La manifattura della porcellana unisce culturalmente la Cina e il Tibet sin dai tempi delle antiche dinastie
Zhou Huayong è un cinese di Jingdezhen, una città della Cina orientale conosciuta come la “capitale della porcellana”, che da quindici anni gestisce un negozio di porcellane nella regione autonoma del Tibet, a Lhasa. Come è noto, sin dai tempi antichi, e soprattutto sotto la dinastia Tang, la porcellana è stata uno dei prodotti più commerciati tra la Cina e il Tibet, una vera e propria risorsa cruciale che testimonia da sempre il forte scambio culturale tra i gruppi etnici Han e quelli tibetani.

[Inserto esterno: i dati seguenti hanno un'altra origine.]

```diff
@@ -1996,10 +2014,15 @@
 int omf_plan_set_debug(omf_plan* plan, uint32_t ring_dbg, uint32_t spec_dbg, int64_t lds_wait_us) {
   if (!plan) return fail(OMF_EINVAL, "plan is NULL");
   if (lds_wait_us < 0) return fail(OMF_EINVAL, "lds_wait_us must be >= 0");
-  if ((ring_dbg & ~15u) || (spec_dbg & ~511u)) return fail(OMF_EINVAL, "omf_plan_set_debug: unknown switch bits");
+  if ((ring_dbg & ~15u) || (spec_dbg & ~2047u)) return fail(OMF_EINVAL, "omf_plan_set_debug: unknown switch bits");
   plan->ring_dbg = ring_dbg;
   plan->spec_skip = spec_dbg;
   plan->lds_wait_ticks = lds_wait_us > 0 ? (uint64_t)lds_wait_us * 100ull : kWaitTicks;
+  const bool lead_test = (spec_dbg & 1024u) != 0;
+  if (lead_test != plan->spec_lead_test) {
+    plan->spec_lead_test = lead_test;
+    return upload_plan(plan);
+  }
   return OMF_OK;
 }
 
@@ -2156,7 +2179,7 @@
 static int launch_bracket(omf_plan* p, const EncCall& c, const Choice& ch) {
   using BracketKernel = void (*)(SpecArgs, const SpecBrItem*);
   using PassKernel = void (*)(SpecArgs, const SpecBracket*, const int64_t*, const float*);
-  using FusedKernel = void (*)(SpecArgs, const SpecBrItem*, int64_t, const int64_t*);
+  using FusedKernel = void (*)(SpecArgs, const SpecBrItem*, const GridItem*, const int64_t*);
   using FinishKernel = void (*)(SpecArgs, const SpecFoldItem*, int32_t, const Item*, const int64_t*, const uint32_t*,
                                 const float4*, const uint32_t*);
   constexpr int PWW = kSpecPerWaveWide;
@@ -2235,8 +2258,8 @@
            dim3(kBrThreads), 0, st, sa, sa.br_items);
   if (ch.fused) {
     const int64_t nbrw = (wide ? kWfbParts : kFbParts) * nt;
-    if (wide) launch(k_wfb[w4][div], dim3((unsigned)(nbrw + nb * kWaves)), dim3(64), plds_w, st, sa, sa.br_items, nbrw, sa.begins);
-    else launch(k_fb[div], dim3((unsigned)(nbrw + nb)), dim3(kThreads), div ? 0 : plds_n, st, sa, sa.br_items, nbrw, sa.begins);
+    if (wide) launch(k_wfb[w4][div], dim3((unsigned)(nbrw + nb * kWaves)), dim3(64), plds_w, st, sa, sa.br_items, p->d_spec_gitems_w, sa.begins);
+    else launch(k_fb[div], dim3((unsigned)(nbrw + nb)), dim3(kThreads), div ? 0 : plds_n, st, sa, sa.br_items, p->d_spec_gitems, sa.begins);
   } else if (wide && !wpb4) {
     launch(k_pass_wide[0][w4][div], dim3((unsigned)(nb * kWaves)), dim3(64), plds_w, st, sa, sa.br, sa.begins, sa.anorm);
   } else {
```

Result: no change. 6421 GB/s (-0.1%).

Il Tibet, infatti, tiene in particolar modo a tali tesori di manifattura, tanto che, come riporta Xinhua, attualmente il Paese detiene più di 10.000 pezzi di cimeli tradizionali di porcellana, risalenti principalmente alle dinastie cinesi antiche, per lo più conservati nel Palazzo Potala, presso il Museo del Tibet e nella stragrande maggioranza dei monasteri della regione autonoma. Tra le varie preziosissime reliquie vi è anche una ciotola multicolore realizzata durante la dinastia Ming (1368-1644 d.C.), che fu donata dalle stesse autorità cinesi del tempo e che attualmente è conservata presso il monastero Sakya. Il monastero vanta una ricchezza a dir poco notevole di splendidi cimeli culturali imperiali, che attestano l’aspetto estetico “tradizionale” della lavorazione della porcellana.
Da questo punto di vista, l’amore per la porcellana sembra essere profondamente radicato in Tibet, dato che ogni famiglia usa tazze di questo materiale per le celebrazioni e per le festività nonché per la quotidiana consumazione del tè. Pertanto, come ha sostenuto Zhou Huayong, che da diversi anni vive dei suoi stessi profitti derivanti dalla passione per la manifattura, «nei tempi moderni, e soprattutto se si guarda ai rapporti sino-tibetani, coloro che si occupano della lavorazione e del commercio della porcellana possono essere considerati come dei “moderni messaggeri culturali della nuova era”, i quali non solo promuovono l’antichissima cultura della porcellana, ma testimoniano, allo stesso tempo, il fervido scambio culturale tra i diversi gruppi etnici cinesi e tibetani».